- _Exercise instructions_: Repeat exactly the opening lines of the records, ending with the line that contains "for (int64_t t".

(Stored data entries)

%%

template <typename T, int VEC, int LPR, int U>
__device__ __forceinline__ void narrow_row(const KParams &p, const int32_t *__restrict__ col,
                                           const float *__restrict__ val, int64_t e0, int64_t e1,
                                           int g, unsigned ld_off, float (&acc)[VEC],
                                           bool flags = false)
{
    typedef typename Elem<T, VEC>::Raw Raw;
    constexpr int G = kWave / LPR;
    if (flags) {
        const int lane = (int)(threadIdx.x & (kWave - 1));
        for (int64_t t = e0; t < e1; t += kWave) {
            const int cnt = (int)min((int64_t)kWave, e1 - t);
            int c = 0;
            float a = 0.f;
// ... 487 lines not shown
    const dim3 block(kWave * kWavesPerBlock);
    const bool flags = kp.bflag != nullptr || kp.csel != nullptr;
    const bool extras = kp.cflag != nullptr || kp.cabsmax != nullptr;
    const int xepi = (extras || (flags && kp.log_softmax)) ? 2 : (kp.log_softmax ? 1 : 0);
    auto go = [&](auto fl, auto x) {
        pick_index(is64, [&](auto i) {
            hipLaunchKernelGGL((spmm_wide_kernel<T, VEC, typename decltype(i)::type, D, decltype(fl)::value,
                                                 decltype(x)::value>),
                               grid, block, 0, s, kp);
        });
    };
    if (flags) pick_int<0, 2>(xepi, [&](auto x) { go(std::true_type{}, x); });
    else pick_int<0, 1, 2>(xepi, [&](auto x) { go(std::false_type{}, x); });
}

int next_pow2(int v)
{
    int p = 1;
    while (p < v) p <<= 1;
    return p;
}

template <typename T, int VECW>
int spmm_typed(const gcn_csr_plan *plan, KParams &kp, hipStream_t s)
{
    const int F = kp.F;
    const bool is64 = plan->rowptr_is64 != 0;
    const bool vec_ok = (F % VECW == 0) && (((uintptr_t)kp.B) % 16 == 0) &&
                        (((uintptr_t)kp.B2) % 16 == 0) &&
                        ((kp.ldb2 * (int64_t)sizeof(T)) % 16 == 0) &&
                        (((uintptr_t)kp.C) % 16 == 0) &&
                        ((kp.ldb * (int64_t)sizeof(T)) % 16 == 0) &&
                        ((kp.ldc * (int64_t)sizeof(T)) % 16 == 0);
    const unsigned nblk = (unsigned)((kp.n_total + kWavesPerBlock - 1) / kWavesPerBlock);
    if (kp.cskip && !(F <= kWave || (vec_ok && F / VECW <= kWave))) kp.cskip = 0;
    if (kp.log_softmax && !(F <= kWave || (vec_ok && F / VECW <= kWave)))
        return fail(GCN_E_BADARG, "gcn_spmm_csr_ep: log_softmax needs the row inside one wavefront "
                                  "(F <= 64, or 16-byte aligned operands with F/lane width <= 64)");
    if (kp.n_total > 0) {
        if (kp.packed != nullptr) {
            if constexpr (sizeof(T) == 4) {
                const dim3 grid(nblk, 1), block(kWave * kWavesPerBlock);
                pick_index(is64, [&](auto i) {
                    hipLaunchKernelGGL((spmm_wide_packed_kernel<typename decltype(i)::type, 8>), grid, block, 0, s, kp);
                });
            }
        } else if (vec_ok) {
            const int lanes = F / VECW;
            if (lanes > 32) {
                dim3 grid(nblk, (unsigned)((lanes + kWave - 1) / kWave));
                launch_wide<T, VECW>(kp, is64, grid, s);
            } else {
                dim3 grid(nblk, 1);
                launch_narrow<T, VECW>(kp, is64, next_pow2(lanes), grid, s);
            }
        } else {
            const int lpr = std::min(kWave, next_pow2(F));
            dim3 grid(nblk, (unsigned)((F + lpr - 1) / lpr));
            launch_narrow<T, 1>(kp, is64, lpr, grid, s);
        }
        if (int rc = launched("spmm launch")) return rc;
    }
    if (kp.n_long > 0) {
        hipLaunchKernelGGL((spmm_long_reduce_kernel<T>), dim3((unsigned)((kp.n_long + 3) / 4)), dim3(256), 0,
                           s, kp);
        return launched("long-row reduce launch");
    }
// ... 170 lines not shown
        long_chunk0 == nullptr)
        return fail(GCN_E_BADARG, "gcn_plan_fill_host: null output or bad n_rows");
    if (item_cost <= 0) item_cost = kDefaultItemCost;
    if (long_thresh <= 0) long_thresh = kDefaultLongThresh;
    int64_t ni = 0, nc = 0, nl = 0;
    int rc = pick_index(rowptr_is64 != 0, [&](auto i) {
        return plan_walk((const typename decltype(i)::type *)rowptr_host, n_rows, item_cost, long_thresh, items,
                         n_items, chunk_row, chunk_e0, n_chunks, long_row, long_chunk0, n_long, &ni, &nc, &nl);
    });
    if (rc) return fail(rc, "gcn_plan_fill_host: output arrays too small or rowptr not monotone");
    if (ni != n_items || nc != n_chunks || nl != n_long)
        return fail(GCN_E_CAPACITY, "gcn_plan_fill_host: sizes differ from gcn_plan_count_host");
    return 0;
}

size_t gcn_spmm_workspace_bytes(const gcn_csr_plan *plan, int64_t F)
{
    if (plan == nullptr || F <= 0 || plan->n_chunks <= 0) return 0;
    return (size_t)plan->n_chunks * (size_t)F * sizeof(float);
}
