# remydubois/illico

Measured on NVIDIA B200. Metric: gene_x_group_tests_per_s, higher is better.
Workload: dtype f32 keys / int64 ranks / f64 epilogue

## Files before the change

### illico_b200/csrc/fused.cu

```cuda
#include "common.cuh"
#include "epilogue.cuh"
#include "tma.cuh"

#include <stdlib.h>

namespace illico {

int launch_stage_dense_list(const float* X, long long ld, int gene_lb, const int* list, const int* n_list_dev, const int* mode_dev,
                            int want_mode, const illico_plan_t* plan, float* ir_vals, uint32_t* ir_cnt, cudaStream_t stream);
int launch_stage_dense_tma_if(const float* X, long long ld, int gene_lb, int b, const illico_plan_t* plan, float* ir_vals,
                              uint32_t* ir_cnt, int seg_lo, int seg_hi, cudaStream_t stream, int segs_per_cta_req,
                              const int* mode_dev, int want_mode);
int launch_stage_csr_if(const float*, const int32_t*, const long long*, int, int, const illico_plan_t*, float*, uint32_t*, void*, size_t,
                        const int*, int, cudaStream_t);
int launch_stage_csr_list(const float*, const int32_t*, const long long*, int, int, const int*, const int*, int, int,
                          const illico_plan_t*, float*, uint32_t*, cudaStream_t);
int launch_ovo_mapped(const float*, const uint32_t*, int, const int*, const int*, int, const illico_plan_t*, const illico_flags_t*, double*,
                      long long, void*, size_t, const illico_debug_t*, cudaStream_t);
int launch_ovr_mapped(const float*, const uint32_t*, int, const int*, const int*, int, const illico_plan_t*, const illico_flags_t*, double*,
                      long long, void*, size_t, const illico_debug_t*, cudaStream_t);
bool stage_dense_tma_ok(const float* X, long long ld, int gene_lb, int b, const illico_plan_t* plan);
int launch_stage_dense_tma(const float* X, long long ld, int gene_lb, int b, const illico_plan_t* plan, float* ir_vals,
                           uint32_t* ir_cnt, int seg_lo, int seg_hi, cudaStream_t stream, int segs_per_cta = 0);

namespace {

constexpr int FUSED_WARPS = 8;
constexpr int FUSED_LANES = FUSED_WARPS * 32;
constexpr int FUSED_THREADS = FUSED_LANES + 32;
constexpr int DCAP = 12;
constexpr long long PAIR_MAX = 208063;

struct Gtab {
    float* key;
    uint32_t* mult;
    uint32_t* wgt;
    double* fval;
    uint32_t* nnz;
    unsigned long long* tie;
    double* sum;
    int* n_bad;
    int* list;
    int* cmap;
    unsigned char* bad;
    unsigned char* cls;
    unsigned char* mode;
    uint32_t* wm;
    double* gc;
    int Gs;
};
constexpr int DW = 64;
constexpr int CLS_NARROW = 1, CLS_IDENT = 2, CLS_WANTS_WIDE = 4;
constexpr int WIDE_FROM = 11;
constexpr int HB_NONE = 0, HB_LIST = 1, HB_ALL = 2;
constexpr int GC_MU = 0, GC_NRNT = 1, GC_PROD12 = 2, GC_DENOM = 3, GC_INV_NT = 4, GC_N = 5;

size_t gtab_bytes(int b, int G) {
    const size_t bs = (size_t)((b + 63) & ~63), Gs = (size_t)((G + 63) & ~63);
    return bs * ((size_t)DCAP * 20 + 4 + 8 + 8 + 1 + 8 + 2 + (size_t)DW * 2) + Gs * 8 * GC_N + 1024;
}
Gtab gtab_carve(void* ws, int b, int G) {
    const size_t bs = (size_t)((b + 63) & ~63), Gs = (size_t)((G + 63) & ~63);
    char* p = reinterpret_cast<char*>((reinterpret_cast<uintptr_t>(ws) + 255) & ~(uintptr_t)255);
    Gtab c;
    c.Gs = (int)Gs;
    c.gc = reinterpret_cast<double*>(p); p += Gs * 8 * GC_N;
    c.fval = reinterpret_cast<double*>(p); p += bs * 8 * DCAP;
    c.tie = reinterpret_cast<unsigned long long*>(p); p += bs * 8;
    c.sum = reinterpret_cast<double*>(p); p += bs * 8;
    c.key = reinterpret_cast<float*>(p); p += bs * 4 * DCAP;
    c.mult = reinterpret_cast<uint32_t*>(p); p += bs * 4 * DCAP;
    c.wgt = reinterpret_cast<uint32_t*>(p); p += bs * 4 * DCAP;
    c.nnz = reinterpret_cast<uint32_t*>(p); p += bs * 4;
    c.n_bad = reinterpret_cast<int*>(p); p += 64;
    c.list = reinterpret_cast<int*>(p); p += bs * 4;
    c.cmap = reinterpret_cast<int*>(p); p += bs * 4;
    c.wm = reinterpret_cast<uint32_t*>(p); p += bs * 2 * DW;
    c.bad = reinterpret_cast<unsigned char*>(p); p += bs;
    c.cls = reinterpret_cast<unsigned char*>(p); p += bs;
    c.mode = reinterpret_cast<unsigned char*>(p);
    return c;
}

constexpr float ROUND_MAGIC = 12582912.0f;
constexpr uint32_t ROUND_MAGIC_BITS = 0x4B400000u;
__device__ __forceinline__ uint32_t count_bin(float v, bool& ok) {
    const float tt = __fadd_rn(v, ROUND_MAGIC);
    const uint32_t q1 = __float_as_uint(tt) - (ROUND_MAGIC_BITS + 1u);
    ok = (__fsub_rn(tt, ROUND_MAGIC) == v) && (q1 < (uint32_t)DW);
    return q1;
}

__global__ void __launch_bounds__(256) fused_ctab_kernel(const float* __restrict__ ir_vals, const uint32_t* __restrict__ ir_cnt,
                                                         int b, const illico_plan_t pl, int seg_lo, int seg_hi, int is_log1p,
                                                         Gtab gt, int bs, int wide_on) {
    __shared__ uint32_t wh[8][DW];
    const int lane = threadIdx.x & 31, wl = threadIdx.x >> 5;
    const int warp = (blockIdx.x * blockDim.x + threadIdx.x) >> 5, nwarps = (gridDim.x * blockDim.x) >> 5;
    const int S = pl.n_segments;
    for (int j = warp; j < b; j += nwarps) {
        float mykey = 0.0f;
        uint32_t mycnt = 0;
        int D = 0;
        bool nbad = false;
        bool general = false;
        for (int s = seg_lo; s < seg_hi && !nbad; ++s) {
            const int c = (int)ir_cnt[(long long)j * S + s];
            const float* src = ir_vals + (long long)j * pl.slot_cap + pl.seg_base[s];
            for (int i0 = 0; i0 < c && !nbad; i0 += 32) {
                const bool valid = i0 + lane < c;
                const float v = valid ? src[i0 + lane] : 0.0f;
                if (__any_sync(FULL, valid && !(v > 0.0f))) { nbad = general = true; break; }
                const unsigned same = __match_any_sync(FULL, __float_as_uint(v));
                const bool leader = valid && (__ffs(same) - 1 == lane);
                const uint32_t n = (uint32_t)__popc(same);
                unsigned leaders = __ballot_sync(FULL, leader);
                while (leaders) {
                    const int l = __ffs(leaders) - 1;
                    leaders &= leaders - 1;
                    const float vv = __shfl_sync(FULL, v, l);
                    const uint32_t nn = __shfl_sync(FULL, n, l);
                    const unsigned hit = __ballot_sync(FULL, lane < D && mykey == vv);
                    if (hit) {
                        if (lane == __ffs(hit) - 1) mycnt += nn;
                    } else if (D < DCAP) {
                        if (lane == D) { mykey = vv; mycnt = nn; }
                        ++D;
                    } else {
                        nbad = true;
                        break;
                    }
                }
            }
        }
        bool ident = wide_on != 0 && !general;
        if (ident) {
            wh[wl][lane] = 0u;
            wh[wl][lane + 32] = 0u;
            __syncwarp();
            if (!nbad) {
                bool okv = true;
                const uint32_t q1 = count_bin(mykey, okv);
                if (__any_sync(FULL, lane < D && !okv)) ident = false;
                else if (lane < D) wh[wl][q1] = mycnt;
            } else {
                for (int s = seg_lo; s < seg_hi && ident; ++s) {
                    const int c = (int)ir_cnt[(long long)j * S + s];
                    const float* src = ir_vals + (long long)j * pl.slot_cap + pl.seg_base[s];
                    for (int i0 = 0; i0 < c; i0 += 32) {
                        const bool valid = i0 + lane < c;
                        const float v = valid ? src[i0 + lane] : 0.0f;
                        bool okv;
                        const uint32_t q1 = count_bin(v, okv);
                        if (__any_sync(FULL, valid && !okv)) { ident = false; break; }
                        const unsigned same = __match_any_sync(FULL, __float_as_uint(v));
                        if (valid && (__ffs(same) - 1 == lane)) wh[wl][q1] += (uint32_t)__popc(same);
                        __syncwarp();
                    }
                }
            }
            __syncwarp();
        }
        int cls = nbad ? 0 : CLS_NARROW;
        if (ident) {
            const uint32_t c0 = wh[wl][lane], c1 = wh[wl][lane + 32];
            if (__any_sync(FULL, (c0 | c1) > 0xffffu)) {
                ident = false;
            } else {
                const uint32_t e0 = wh[wl][2 * lane], e1 = wh[wl][2 * lane + 1];
                gt.wm[(long long)lane * bs + j] = e0 | (e1 << 16);
                cls |= CLS_IDENT;
                if (nbad || D >= WIDE_FROM) cls |= CLS_WANTS_WIDE;
            }
        }
        __syncwarp();
        if (lane == 0) gt.cls[j] = (unsigned char)cls;
        if (nbad) continue;
        int pos = 0;
        for (int t = 0; t < D; ++t) pos += (__shfl_sync(FULL, mykey, t) < mykey) ? 1 : 0;
        const bool mine = lane < D;
        if (mine) { gt.key[(long long)pos * bs + j] = mykey; gt.mult[(long long)pos * bs + j] = mycnt; }
        if (lane >= D && lane < DCAP) { gt.key[(long long)lane * bs + j] = 0.0f; gt.mult[(long long)lane * bs + j] = 0u; }
        const uint32_t nnz = warp_sum<uint32_t>(mine ? mycnt : 0u);
        const unsigned long long tie = warp_sum_u64(mine ? (unsigned long long)cube_minus((long long)mycnt) : 0ull);
        const double sum = warp_sum_f64(mine ? (double)mycnt * fc_value(mykey, is_log1p) : 0.0);
        if (lane == 0) { gt.nnz[j] = nnz; gt.tie[j] = tie; gt.sum[j] = sum; }
    }
}
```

%%

- _Completed task_:
template <typename T, int VEC, int LPR, int U>
__device__ __forceinline__ void narrow_row(const KParams &p, const int32_t *__restrict__ col,
                                           const float *__restrict__ val, int64_t e0, int64_t e1,
                                           int g, unsigned ld_off, float (&acc)[VEC],
                                           bool flags = false)
{
    typedef typename Elem<T, VEC>::Raw Raw;
    constexpr int G = kWave / LPR;
    if (flags) {
        const int lane = (int)(threadIdx.x & (kWave - 1));
        for (int64_t t = e0; t < e1; t += kWave) {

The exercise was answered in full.